- _Assignment_
Find the lines below in which the string "csrc" occurs. Copy each one.

------------------------------------

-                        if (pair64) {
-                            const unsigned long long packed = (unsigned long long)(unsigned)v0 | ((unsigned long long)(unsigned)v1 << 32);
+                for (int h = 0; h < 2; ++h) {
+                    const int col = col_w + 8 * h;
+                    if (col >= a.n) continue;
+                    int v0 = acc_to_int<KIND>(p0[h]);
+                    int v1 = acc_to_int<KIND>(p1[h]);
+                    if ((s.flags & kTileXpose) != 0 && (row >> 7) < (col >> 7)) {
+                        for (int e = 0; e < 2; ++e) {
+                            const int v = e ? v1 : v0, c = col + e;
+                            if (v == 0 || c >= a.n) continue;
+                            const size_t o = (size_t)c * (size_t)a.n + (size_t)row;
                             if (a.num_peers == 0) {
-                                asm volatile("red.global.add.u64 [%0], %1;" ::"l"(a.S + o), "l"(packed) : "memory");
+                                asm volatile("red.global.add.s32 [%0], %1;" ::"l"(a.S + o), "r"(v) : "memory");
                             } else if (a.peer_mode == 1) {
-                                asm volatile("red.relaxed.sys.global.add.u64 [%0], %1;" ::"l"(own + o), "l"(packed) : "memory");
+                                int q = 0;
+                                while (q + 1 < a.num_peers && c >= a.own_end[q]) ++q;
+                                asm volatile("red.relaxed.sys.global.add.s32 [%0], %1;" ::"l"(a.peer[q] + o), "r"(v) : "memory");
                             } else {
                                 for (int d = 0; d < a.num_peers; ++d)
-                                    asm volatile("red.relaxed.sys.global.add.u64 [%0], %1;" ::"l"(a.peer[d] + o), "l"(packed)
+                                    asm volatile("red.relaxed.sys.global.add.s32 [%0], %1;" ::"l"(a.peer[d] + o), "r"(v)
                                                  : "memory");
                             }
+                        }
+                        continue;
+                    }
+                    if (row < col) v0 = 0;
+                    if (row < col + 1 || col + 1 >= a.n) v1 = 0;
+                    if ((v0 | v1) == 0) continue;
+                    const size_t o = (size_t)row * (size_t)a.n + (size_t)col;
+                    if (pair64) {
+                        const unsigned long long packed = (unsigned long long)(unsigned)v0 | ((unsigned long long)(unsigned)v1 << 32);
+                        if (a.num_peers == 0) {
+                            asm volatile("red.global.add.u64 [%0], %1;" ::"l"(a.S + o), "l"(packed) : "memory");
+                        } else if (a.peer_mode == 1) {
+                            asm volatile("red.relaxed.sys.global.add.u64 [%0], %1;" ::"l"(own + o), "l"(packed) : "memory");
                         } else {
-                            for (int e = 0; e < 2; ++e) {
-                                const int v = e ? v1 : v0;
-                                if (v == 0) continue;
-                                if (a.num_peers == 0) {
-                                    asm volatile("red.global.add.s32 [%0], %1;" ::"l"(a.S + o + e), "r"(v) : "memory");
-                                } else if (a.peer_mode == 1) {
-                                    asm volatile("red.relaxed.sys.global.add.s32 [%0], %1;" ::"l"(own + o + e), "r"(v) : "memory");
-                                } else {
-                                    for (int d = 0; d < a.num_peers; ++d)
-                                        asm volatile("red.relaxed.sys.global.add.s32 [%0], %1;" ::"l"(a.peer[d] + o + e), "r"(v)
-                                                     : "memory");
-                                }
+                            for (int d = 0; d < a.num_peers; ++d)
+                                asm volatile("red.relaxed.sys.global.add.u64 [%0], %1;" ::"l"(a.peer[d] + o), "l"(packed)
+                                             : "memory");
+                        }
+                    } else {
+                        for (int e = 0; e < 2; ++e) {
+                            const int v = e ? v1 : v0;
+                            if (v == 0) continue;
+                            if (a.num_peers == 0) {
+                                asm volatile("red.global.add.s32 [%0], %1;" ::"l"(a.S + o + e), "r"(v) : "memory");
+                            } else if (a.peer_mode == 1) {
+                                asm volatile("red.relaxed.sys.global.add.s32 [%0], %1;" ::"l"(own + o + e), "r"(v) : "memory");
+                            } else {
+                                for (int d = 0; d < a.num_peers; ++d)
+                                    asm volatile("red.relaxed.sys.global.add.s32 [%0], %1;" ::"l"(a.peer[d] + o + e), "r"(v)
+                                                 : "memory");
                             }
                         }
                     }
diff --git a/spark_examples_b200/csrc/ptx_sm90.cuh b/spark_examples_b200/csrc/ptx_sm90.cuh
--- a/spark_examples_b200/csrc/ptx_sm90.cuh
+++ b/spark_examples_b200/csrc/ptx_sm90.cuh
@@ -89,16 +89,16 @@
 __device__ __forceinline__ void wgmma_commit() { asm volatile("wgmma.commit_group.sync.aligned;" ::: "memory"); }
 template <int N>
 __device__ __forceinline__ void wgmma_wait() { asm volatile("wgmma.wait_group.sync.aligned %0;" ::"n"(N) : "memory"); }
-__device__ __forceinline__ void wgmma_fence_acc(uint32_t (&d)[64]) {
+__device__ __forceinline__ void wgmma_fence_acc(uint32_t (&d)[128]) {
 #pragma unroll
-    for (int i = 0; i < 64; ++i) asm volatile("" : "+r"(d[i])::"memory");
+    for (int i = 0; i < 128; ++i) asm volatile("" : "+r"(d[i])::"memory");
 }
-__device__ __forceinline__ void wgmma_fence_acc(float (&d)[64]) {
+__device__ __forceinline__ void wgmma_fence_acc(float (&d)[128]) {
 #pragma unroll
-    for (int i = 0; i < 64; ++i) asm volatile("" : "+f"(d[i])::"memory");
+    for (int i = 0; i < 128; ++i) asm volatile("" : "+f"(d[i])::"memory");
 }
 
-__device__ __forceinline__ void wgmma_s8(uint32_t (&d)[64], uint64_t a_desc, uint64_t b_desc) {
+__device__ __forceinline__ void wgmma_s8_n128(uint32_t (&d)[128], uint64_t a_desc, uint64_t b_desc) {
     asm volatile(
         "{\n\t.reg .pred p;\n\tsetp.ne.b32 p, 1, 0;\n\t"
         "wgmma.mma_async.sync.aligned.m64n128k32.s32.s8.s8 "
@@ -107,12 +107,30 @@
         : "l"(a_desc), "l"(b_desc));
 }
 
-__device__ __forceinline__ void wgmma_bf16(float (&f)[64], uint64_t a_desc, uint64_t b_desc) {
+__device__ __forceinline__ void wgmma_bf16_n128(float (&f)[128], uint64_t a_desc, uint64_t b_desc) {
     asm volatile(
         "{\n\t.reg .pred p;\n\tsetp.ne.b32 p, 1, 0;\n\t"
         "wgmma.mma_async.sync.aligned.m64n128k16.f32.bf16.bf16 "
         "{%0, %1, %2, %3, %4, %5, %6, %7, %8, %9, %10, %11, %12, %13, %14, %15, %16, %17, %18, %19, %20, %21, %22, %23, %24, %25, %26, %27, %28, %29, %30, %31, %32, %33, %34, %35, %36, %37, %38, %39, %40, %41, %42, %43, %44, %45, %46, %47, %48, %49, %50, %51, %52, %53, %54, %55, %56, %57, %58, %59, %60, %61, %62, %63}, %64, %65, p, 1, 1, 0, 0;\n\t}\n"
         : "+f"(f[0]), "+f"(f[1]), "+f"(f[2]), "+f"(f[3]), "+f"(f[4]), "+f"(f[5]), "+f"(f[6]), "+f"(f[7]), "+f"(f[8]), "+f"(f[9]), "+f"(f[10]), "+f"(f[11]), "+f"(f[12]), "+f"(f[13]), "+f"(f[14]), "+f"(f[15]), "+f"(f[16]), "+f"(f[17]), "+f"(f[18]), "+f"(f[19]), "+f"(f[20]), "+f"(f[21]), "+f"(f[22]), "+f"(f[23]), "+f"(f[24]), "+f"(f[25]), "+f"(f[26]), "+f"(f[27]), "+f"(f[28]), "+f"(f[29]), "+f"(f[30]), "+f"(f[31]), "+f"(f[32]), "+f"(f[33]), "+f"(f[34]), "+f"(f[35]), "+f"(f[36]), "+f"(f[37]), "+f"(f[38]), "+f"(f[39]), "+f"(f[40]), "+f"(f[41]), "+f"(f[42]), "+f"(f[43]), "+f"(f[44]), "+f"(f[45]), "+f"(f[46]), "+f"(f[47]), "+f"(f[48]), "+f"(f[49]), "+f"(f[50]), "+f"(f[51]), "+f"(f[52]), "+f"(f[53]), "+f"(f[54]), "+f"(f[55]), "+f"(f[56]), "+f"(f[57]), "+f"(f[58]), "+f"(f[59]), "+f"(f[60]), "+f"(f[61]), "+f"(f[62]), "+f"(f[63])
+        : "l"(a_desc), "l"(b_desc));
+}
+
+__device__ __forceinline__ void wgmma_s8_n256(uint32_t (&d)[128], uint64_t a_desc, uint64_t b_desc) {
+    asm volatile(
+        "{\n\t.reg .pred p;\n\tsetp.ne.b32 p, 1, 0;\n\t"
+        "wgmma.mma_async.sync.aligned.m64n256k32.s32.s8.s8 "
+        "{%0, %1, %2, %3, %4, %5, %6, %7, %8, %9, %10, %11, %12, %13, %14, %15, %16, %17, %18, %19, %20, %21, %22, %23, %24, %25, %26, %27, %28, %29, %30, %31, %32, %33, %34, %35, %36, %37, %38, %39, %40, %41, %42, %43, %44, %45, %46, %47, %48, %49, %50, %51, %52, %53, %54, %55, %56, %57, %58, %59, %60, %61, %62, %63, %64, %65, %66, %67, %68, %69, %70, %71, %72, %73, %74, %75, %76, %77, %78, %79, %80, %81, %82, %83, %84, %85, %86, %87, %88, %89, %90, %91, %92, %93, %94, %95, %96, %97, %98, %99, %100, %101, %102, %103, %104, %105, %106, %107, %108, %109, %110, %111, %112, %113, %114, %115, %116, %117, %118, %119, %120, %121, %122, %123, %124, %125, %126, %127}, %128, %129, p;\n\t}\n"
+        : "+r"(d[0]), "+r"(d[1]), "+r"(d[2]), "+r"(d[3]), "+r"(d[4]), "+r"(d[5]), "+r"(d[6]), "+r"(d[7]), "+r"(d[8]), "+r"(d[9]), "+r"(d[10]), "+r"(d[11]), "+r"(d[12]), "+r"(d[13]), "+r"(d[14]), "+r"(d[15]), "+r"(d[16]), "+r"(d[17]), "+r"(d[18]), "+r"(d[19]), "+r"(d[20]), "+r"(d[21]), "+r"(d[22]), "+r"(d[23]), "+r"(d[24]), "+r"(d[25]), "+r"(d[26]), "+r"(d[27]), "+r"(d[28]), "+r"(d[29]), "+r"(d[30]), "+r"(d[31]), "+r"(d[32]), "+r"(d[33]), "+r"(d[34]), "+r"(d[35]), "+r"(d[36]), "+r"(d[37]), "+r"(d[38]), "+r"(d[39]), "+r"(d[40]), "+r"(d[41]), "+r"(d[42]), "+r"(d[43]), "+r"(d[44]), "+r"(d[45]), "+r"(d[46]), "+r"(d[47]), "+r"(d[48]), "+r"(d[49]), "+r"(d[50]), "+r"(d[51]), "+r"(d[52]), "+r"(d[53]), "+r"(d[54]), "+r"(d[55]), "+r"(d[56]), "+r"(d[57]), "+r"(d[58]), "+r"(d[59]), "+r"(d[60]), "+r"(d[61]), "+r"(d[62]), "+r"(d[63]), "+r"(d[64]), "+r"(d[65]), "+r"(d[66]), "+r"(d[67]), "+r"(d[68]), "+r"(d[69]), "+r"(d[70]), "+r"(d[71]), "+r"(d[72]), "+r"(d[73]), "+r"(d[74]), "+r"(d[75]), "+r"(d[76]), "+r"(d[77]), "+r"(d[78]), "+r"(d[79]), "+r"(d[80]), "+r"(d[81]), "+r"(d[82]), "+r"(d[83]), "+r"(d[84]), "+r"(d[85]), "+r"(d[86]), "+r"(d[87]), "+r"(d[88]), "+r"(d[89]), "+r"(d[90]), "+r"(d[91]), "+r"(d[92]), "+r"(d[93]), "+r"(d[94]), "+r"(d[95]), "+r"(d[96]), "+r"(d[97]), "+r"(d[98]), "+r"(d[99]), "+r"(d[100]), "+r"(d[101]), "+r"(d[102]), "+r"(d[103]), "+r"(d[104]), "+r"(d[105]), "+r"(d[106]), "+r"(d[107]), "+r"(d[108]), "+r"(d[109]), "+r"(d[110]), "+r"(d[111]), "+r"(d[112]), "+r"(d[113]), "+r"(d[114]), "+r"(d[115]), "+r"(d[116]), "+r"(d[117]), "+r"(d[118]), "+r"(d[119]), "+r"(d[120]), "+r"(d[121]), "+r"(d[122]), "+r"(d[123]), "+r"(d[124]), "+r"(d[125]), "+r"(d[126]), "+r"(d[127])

------------------------------------

- _Answer for this exercise_
diff --git a/spark_examples_b200/csrc/ptx_sm90.cuh b/spark_examples_b200/csrc/ptx_sm90.cuh
--- a/spark_examples_b200/csrc/ptx_sm90.cuh
+++ b/spark_examples_b200/csrc/ptx_sm90.cuh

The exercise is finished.